From the data that follows, print exactly the lines starting at the one containing "const float rr_kept" and ending at the one containing "robot_max_speed = have"; include both of them and nothing more.

Data in this exercise:
* * * *

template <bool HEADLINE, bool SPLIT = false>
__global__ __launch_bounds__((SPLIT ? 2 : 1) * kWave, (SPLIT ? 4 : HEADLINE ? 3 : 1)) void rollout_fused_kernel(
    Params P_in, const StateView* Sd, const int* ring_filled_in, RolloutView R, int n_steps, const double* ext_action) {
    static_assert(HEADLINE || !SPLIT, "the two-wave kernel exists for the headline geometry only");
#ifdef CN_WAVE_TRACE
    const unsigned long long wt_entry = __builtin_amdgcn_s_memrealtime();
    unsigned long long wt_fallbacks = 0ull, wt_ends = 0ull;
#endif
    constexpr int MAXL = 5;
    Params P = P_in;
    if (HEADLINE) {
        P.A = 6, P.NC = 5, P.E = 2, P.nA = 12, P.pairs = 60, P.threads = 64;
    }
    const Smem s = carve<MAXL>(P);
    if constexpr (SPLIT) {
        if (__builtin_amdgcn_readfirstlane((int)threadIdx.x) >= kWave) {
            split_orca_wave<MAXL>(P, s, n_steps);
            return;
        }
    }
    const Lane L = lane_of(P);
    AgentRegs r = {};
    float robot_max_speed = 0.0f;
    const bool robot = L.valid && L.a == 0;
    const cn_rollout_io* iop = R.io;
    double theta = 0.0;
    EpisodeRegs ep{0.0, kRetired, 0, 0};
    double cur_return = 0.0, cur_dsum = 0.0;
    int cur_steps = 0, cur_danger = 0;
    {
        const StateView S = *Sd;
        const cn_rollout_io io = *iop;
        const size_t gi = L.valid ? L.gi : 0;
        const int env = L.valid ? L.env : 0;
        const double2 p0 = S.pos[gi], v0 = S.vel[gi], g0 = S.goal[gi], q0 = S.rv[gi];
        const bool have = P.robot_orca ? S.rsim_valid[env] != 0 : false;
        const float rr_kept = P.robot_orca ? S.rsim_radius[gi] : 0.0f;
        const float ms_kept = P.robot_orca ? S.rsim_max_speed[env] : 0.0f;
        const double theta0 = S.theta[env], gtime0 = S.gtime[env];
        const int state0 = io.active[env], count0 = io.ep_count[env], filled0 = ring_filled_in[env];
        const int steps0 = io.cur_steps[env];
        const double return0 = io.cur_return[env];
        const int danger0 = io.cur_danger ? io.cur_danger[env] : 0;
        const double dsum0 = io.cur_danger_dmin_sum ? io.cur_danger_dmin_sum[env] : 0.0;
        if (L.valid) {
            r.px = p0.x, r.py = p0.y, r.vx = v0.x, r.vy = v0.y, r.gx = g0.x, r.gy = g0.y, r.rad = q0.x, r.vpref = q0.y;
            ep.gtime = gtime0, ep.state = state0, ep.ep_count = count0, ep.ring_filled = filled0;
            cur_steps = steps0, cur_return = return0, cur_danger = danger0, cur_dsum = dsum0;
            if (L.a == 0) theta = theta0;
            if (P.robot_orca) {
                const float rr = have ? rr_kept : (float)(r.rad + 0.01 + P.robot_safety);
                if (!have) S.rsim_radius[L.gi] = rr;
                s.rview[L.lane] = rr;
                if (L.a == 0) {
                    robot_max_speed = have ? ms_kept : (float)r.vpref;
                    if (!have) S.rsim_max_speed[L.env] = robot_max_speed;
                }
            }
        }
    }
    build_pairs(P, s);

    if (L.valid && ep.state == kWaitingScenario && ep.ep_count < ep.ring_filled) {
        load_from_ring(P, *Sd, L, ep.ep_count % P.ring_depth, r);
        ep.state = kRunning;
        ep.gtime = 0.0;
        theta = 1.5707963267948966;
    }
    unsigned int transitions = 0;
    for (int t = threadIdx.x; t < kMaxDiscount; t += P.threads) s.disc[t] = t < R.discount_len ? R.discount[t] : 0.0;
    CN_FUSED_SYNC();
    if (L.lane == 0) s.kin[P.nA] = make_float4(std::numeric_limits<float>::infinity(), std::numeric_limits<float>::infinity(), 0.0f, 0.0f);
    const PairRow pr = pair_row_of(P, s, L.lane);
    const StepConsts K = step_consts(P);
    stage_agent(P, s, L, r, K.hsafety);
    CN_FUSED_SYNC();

* * * *

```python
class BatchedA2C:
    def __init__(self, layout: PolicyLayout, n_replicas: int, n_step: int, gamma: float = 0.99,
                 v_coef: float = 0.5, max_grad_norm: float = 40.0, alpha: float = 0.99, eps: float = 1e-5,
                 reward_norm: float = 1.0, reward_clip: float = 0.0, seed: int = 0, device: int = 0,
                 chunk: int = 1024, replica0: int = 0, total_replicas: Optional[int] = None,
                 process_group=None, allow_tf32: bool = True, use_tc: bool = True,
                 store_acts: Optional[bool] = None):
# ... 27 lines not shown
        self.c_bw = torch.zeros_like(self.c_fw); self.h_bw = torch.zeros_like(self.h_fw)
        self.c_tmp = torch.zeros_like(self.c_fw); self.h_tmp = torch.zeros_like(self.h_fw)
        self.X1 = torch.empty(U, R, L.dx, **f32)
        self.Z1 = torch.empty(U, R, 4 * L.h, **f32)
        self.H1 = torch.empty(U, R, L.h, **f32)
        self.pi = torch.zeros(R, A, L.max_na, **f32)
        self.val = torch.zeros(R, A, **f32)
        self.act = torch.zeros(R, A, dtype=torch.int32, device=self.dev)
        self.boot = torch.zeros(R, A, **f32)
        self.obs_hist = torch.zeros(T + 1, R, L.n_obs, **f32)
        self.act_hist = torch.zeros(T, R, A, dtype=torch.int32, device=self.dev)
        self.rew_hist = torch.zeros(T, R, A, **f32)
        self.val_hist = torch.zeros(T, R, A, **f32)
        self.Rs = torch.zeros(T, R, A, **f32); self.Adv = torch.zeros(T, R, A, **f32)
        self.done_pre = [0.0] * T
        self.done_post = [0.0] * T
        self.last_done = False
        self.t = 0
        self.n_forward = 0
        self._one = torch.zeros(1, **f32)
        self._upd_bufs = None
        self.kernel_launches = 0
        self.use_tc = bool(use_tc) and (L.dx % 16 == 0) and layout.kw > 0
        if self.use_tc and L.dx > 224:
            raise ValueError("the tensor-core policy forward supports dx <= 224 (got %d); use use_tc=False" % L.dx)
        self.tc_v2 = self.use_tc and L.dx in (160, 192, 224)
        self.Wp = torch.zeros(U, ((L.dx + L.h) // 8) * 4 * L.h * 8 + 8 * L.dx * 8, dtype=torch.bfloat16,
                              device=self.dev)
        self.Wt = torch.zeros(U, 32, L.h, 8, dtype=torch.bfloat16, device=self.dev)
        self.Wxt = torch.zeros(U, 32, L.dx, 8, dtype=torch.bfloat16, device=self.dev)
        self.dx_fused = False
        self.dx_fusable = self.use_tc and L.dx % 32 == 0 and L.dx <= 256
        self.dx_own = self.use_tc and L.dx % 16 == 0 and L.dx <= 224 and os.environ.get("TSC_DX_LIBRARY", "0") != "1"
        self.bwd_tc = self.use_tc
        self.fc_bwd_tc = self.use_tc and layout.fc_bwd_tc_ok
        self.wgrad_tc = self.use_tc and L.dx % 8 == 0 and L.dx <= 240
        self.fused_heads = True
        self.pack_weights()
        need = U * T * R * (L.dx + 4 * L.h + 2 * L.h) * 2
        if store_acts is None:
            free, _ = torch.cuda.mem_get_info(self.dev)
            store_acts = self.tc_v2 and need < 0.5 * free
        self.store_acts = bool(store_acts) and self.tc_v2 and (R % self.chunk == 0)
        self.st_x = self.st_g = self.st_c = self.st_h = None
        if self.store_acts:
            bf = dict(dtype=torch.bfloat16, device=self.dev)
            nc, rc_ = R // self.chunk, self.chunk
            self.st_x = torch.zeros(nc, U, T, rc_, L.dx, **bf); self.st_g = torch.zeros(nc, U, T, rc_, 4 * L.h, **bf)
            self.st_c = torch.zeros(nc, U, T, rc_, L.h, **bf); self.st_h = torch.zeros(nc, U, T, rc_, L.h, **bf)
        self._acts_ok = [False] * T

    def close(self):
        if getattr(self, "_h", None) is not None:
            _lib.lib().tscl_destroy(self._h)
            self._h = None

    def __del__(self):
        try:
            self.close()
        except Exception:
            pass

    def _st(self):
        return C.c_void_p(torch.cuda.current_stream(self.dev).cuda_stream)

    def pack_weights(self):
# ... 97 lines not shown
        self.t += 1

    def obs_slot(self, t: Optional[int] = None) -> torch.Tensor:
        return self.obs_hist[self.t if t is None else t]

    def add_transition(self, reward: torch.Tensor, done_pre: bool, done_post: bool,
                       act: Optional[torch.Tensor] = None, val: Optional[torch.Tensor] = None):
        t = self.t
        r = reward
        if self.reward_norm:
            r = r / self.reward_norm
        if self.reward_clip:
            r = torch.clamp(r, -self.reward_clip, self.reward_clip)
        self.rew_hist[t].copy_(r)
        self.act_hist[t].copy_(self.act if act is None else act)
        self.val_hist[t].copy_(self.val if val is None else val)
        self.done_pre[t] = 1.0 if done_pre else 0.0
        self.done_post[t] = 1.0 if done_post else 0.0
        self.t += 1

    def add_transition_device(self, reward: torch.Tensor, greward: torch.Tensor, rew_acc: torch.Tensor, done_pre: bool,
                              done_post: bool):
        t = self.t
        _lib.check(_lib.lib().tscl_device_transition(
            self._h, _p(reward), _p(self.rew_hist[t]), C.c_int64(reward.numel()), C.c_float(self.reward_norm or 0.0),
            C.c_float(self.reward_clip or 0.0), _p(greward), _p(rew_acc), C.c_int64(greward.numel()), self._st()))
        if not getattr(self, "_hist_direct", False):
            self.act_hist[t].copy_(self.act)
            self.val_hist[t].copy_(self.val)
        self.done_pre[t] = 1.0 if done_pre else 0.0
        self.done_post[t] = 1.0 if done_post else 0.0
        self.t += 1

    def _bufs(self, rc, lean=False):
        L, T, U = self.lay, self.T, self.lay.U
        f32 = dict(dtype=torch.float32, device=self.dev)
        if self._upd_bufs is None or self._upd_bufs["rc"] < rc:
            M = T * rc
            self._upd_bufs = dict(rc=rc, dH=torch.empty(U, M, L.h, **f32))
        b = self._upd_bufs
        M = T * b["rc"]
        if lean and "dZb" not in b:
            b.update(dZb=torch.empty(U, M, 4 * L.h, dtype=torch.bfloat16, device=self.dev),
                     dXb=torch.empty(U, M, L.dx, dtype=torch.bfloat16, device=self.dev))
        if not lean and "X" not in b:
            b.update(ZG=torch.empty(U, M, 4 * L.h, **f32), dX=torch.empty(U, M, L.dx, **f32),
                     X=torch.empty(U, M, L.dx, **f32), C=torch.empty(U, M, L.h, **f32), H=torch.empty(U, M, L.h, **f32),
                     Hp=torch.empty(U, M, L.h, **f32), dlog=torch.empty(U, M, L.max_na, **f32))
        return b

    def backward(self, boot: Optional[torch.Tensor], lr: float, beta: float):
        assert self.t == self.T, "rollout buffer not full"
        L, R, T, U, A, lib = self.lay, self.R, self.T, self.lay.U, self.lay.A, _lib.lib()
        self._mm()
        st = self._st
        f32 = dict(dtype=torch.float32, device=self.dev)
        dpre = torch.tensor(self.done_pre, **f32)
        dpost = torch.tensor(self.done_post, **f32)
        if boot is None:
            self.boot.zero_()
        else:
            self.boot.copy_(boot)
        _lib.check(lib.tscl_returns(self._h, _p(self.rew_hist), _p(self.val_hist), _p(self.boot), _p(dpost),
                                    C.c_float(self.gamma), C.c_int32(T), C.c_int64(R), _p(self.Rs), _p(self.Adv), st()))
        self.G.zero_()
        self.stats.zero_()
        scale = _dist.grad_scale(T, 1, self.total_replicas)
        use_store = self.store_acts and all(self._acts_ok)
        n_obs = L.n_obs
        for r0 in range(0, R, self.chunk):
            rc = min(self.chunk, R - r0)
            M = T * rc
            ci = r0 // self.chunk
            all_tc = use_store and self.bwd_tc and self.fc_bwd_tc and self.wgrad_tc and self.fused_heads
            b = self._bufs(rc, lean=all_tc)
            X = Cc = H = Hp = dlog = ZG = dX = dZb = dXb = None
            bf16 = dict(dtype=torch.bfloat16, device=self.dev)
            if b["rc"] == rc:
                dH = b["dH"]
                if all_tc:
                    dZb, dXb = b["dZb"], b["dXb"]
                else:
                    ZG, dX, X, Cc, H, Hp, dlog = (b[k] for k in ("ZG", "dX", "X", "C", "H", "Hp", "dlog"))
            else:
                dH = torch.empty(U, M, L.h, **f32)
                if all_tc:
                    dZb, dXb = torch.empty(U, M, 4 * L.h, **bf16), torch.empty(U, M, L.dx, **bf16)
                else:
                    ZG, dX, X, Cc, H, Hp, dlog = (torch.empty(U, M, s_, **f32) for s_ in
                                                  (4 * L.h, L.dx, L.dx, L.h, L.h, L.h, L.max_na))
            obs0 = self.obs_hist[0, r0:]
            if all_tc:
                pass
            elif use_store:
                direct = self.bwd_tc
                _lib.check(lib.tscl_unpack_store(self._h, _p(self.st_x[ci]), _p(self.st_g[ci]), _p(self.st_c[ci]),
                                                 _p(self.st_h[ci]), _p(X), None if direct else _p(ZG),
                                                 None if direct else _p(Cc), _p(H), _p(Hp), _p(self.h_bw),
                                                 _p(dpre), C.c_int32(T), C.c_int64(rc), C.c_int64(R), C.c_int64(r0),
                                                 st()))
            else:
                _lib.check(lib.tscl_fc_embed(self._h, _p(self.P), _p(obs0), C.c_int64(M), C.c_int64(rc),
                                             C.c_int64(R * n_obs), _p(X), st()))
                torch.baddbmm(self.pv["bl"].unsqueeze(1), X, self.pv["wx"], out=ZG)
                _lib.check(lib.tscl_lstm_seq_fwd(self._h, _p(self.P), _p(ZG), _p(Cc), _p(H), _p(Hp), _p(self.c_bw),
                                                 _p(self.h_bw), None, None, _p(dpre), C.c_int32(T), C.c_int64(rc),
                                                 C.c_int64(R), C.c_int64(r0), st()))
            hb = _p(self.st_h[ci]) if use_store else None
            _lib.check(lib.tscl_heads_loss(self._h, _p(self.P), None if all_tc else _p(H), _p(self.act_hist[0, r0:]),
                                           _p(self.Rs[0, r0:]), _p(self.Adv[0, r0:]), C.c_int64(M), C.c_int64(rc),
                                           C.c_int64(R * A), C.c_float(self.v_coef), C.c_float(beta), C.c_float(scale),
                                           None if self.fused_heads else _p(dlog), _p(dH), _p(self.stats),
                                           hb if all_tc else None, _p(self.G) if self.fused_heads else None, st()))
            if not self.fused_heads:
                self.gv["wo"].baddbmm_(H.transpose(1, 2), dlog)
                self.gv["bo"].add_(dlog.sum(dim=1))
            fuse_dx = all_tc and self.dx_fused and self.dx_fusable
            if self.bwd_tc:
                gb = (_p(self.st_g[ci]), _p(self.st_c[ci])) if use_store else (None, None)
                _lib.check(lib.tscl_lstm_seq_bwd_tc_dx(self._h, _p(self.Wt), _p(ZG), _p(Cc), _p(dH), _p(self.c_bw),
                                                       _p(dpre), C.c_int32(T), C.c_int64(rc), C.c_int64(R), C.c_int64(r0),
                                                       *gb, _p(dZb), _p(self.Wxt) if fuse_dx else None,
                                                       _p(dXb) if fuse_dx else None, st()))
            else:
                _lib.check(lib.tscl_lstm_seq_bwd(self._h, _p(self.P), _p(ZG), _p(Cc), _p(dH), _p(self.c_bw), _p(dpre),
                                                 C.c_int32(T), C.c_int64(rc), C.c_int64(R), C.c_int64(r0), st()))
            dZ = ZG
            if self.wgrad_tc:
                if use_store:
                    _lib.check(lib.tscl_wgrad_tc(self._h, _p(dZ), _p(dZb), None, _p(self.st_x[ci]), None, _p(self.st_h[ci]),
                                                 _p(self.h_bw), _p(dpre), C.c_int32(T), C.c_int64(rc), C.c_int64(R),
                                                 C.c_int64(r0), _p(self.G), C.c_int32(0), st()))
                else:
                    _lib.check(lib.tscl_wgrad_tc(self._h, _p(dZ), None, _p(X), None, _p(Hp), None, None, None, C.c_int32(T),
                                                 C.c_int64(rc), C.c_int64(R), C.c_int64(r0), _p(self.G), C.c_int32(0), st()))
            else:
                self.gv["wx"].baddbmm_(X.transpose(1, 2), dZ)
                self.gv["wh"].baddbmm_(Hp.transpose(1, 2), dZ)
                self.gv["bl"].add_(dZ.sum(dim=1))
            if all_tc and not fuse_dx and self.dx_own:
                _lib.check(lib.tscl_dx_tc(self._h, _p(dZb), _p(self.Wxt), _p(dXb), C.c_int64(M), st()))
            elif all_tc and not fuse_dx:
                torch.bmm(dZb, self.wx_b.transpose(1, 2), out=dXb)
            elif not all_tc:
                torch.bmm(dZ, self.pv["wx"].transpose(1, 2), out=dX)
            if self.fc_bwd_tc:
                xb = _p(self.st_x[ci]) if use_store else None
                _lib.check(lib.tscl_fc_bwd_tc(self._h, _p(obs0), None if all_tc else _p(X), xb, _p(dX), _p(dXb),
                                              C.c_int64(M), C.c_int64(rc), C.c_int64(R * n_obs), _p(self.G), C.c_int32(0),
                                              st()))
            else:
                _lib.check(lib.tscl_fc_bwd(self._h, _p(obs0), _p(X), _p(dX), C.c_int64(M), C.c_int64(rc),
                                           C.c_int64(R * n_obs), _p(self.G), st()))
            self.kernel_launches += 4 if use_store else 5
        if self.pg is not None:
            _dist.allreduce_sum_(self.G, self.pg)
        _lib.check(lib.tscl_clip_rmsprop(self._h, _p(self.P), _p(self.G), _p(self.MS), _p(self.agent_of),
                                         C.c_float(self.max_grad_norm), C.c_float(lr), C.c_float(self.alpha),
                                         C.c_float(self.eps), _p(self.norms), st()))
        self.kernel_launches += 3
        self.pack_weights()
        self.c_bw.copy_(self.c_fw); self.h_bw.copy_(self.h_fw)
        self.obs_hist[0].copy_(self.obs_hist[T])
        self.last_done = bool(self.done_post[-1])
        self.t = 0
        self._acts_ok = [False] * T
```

* * * *

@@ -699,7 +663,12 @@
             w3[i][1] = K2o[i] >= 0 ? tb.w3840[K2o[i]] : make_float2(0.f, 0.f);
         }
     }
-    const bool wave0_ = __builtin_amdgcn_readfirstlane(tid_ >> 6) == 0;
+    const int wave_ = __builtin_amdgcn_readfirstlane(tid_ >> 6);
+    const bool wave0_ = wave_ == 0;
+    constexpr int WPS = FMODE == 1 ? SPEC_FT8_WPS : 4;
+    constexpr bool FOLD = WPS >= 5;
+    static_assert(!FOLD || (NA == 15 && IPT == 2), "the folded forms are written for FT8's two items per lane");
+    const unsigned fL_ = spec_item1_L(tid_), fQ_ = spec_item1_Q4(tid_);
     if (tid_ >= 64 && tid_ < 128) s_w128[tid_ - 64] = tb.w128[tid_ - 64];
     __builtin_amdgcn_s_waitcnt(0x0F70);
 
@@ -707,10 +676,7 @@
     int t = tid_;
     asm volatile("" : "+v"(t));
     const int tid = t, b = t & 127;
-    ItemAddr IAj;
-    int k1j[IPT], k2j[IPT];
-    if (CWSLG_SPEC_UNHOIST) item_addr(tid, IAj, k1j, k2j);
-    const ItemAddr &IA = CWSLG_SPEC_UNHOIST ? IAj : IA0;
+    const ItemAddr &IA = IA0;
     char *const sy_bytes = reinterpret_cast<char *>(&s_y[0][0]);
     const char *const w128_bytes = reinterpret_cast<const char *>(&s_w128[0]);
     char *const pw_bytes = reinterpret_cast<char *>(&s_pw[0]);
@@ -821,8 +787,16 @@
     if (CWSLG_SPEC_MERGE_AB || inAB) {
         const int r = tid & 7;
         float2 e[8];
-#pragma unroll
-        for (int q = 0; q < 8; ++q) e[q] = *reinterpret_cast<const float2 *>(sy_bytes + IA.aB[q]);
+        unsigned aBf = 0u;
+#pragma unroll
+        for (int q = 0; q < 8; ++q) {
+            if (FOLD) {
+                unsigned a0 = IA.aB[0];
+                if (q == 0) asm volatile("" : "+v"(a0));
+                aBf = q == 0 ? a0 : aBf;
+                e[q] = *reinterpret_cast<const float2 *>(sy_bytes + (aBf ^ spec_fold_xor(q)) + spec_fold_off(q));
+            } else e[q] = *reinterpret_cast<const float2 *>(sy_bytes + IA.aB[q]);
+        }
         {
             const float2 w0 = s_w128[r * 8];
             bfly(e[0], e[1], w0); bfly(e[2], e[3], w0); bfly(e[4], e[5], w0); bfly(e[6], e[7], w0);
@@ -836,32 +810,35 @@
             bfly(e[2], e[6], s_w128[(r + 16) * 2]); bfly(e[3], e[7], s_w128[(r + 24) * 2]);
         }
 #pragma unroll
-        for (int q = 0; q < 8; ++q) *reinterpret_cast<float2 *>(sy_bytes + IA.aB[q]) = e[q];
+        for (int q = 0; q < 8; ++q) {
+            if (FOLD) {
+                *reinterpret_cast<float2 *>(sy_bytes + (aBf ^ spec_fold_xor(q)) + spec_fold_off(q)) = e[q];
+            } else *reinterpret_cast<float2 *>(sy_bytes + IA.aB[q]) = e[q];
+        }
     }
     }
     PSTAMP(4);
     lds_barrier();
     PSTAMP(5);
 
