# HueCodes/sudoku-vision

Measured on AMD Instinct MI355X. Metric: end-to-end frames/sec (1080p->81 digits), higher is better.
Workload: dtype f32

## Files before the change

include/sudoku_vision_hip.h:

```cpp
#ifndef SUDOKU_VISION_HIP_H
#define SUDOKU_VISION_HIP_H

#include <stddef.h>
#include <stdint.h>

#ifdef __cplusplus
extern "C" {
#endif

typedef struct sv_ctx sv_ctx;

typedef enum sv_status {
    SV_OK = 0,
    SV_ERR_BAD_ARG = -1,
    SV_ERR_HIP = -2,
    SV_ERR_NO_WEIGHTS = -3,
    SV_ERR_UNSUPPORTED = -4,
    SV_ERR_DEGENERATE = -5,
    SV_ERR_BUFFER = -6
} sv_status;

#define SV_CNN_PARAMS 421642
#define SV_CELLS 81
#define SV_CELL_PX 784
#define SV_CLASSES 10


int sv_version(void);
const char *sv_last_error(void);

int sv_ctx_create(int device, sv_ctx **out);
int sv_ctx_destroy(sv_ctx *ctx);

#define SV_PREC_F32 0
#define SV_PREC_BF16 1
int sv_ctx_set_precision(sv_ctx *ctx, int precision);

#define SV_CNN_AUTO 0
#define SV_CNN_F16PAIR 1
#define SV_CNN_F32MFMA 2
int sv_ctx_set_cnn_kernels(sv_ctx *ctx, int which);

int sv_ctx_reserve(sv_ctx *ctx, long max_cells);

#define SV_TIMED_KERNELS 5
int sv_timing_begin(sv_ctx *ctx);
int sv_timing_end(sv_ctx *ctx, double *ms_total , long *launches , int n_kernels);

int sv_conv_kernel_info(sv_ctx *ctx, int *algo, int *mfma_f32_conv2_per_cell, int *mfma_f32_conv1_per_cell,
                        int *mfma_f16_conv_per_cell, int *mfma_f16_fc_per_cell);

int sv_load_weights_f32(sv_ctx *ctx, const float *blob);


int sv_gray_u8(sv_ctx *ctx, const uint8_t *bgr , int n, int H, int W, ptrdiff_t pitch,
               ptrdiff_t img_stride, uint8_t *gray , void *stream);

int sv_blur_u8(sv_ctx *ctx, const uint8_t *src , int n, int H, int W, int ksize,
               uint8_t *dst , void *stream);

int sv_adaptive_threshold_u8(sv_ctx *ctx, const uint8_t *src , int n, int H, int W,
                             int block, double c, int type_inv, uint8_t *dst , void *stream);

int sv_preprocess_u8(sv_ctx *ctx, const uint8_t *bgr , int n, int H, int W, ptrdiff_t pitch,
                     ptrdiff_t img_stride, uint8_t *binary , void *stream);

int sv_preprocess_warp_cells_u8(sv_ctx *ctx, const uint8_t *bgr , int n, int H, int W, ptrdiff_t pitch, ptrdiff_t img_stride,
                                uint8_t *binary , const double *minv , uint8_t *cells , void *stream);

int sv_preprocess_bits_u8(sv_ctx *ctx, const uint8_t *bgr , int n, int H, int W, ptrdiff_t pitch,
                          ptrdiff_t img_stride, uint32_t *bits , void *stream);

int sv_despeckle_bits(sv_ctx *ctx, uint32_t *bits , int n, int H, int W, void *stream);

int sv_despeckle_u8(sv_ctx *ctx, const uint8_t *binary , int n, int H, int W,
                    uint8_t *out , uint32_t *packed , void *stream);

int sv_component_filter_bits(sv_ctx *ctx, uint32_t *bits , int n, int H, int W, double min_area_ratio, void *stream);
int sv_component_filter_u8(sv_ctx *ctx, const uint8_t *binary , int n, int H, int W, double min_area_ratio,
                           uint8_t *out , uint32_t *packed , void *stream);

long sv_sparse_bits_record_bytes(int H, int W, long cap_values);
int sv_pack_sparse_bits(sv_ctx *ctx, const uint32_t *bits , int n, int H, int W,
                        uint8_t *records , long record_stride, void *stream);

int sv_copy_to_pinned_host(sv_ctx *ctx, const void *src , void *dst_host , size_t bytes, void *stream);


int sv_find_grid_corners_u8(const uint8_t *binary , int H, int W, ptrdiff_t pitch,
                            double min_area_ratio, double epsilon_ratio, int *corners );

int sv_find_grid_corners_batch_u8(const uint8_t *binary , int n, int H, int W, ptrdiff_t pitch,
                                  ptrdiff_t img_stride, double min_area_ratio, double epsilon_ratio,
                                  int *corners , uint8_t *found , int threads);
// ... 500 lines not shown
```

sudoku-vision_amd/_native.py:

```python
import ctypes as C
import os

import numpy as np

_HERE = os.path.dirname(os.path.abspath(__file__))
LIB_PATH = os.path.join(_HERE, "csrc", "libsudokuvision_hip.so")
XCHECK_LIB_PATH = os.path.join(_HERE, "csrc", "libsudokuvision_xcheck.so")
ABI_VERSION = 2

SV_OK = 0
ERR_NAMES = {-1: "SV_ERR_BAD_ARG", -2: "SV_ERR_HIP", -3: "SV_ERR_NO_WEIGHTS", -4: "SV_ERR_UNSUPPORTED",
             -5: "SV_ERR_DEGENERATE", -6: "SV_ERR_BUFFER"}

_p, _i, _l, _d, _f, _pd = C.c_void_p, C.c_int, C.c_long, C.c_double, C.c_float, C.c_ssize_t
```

* * * *

Reply:
        const float rr_kept = P.robot_orca ? S.rsim_radius[gi] : 0.0f;
        const float ms_kept = P.robot_orca ? S.rsim_max_speed[env] : 0.0f;
        const double theta0 = S.theta[env], gtime0 = S.gtime[env];
        const int state0 = io.active[env], count0 = io.ep_count[env], filled0 = ring_filled_in[env];
        const int steps0 = io.cur_steps[env];
        const double return0 = io.cur_return[env];
        const int danger0 = io.cur_danger ? io.cur_danger[env] : 0;
        const double dsum0 = io.cur_danger_dmin_sum ? io.cur_danger_dmin_sum[env] : 0.0;
        if (L.valid) {
            r.px = p0.x, r.py = p0.y, r.vx = v0.x, r.vy = v0.y, r.gx = g0.x, r.gy = g0.y, r.rad = q0.x, r.vpref = q0.y;
            ep.gtime = gtime0, ep.state = state0, ep.ep_count = count0, ep.ring_filled = filled0;
            cur_steps = steps0, cur_return = return0, cur_danger = danger0, cur_dsum = dsum0;
            if (L.a == 0) theta = theta0;
            if (P.robot_orca) {
                const float rr = have ? rr_kept : (float)(r.rad + 0.01 + P.robot_safety);
                if (!have) S.rsim_radius[L.gi] = rr;
                s.rview[L.lane] = rr;
                if (L.a == 0) {
                    robot_max_speed = have ? ms_kept : (float)r.vpref;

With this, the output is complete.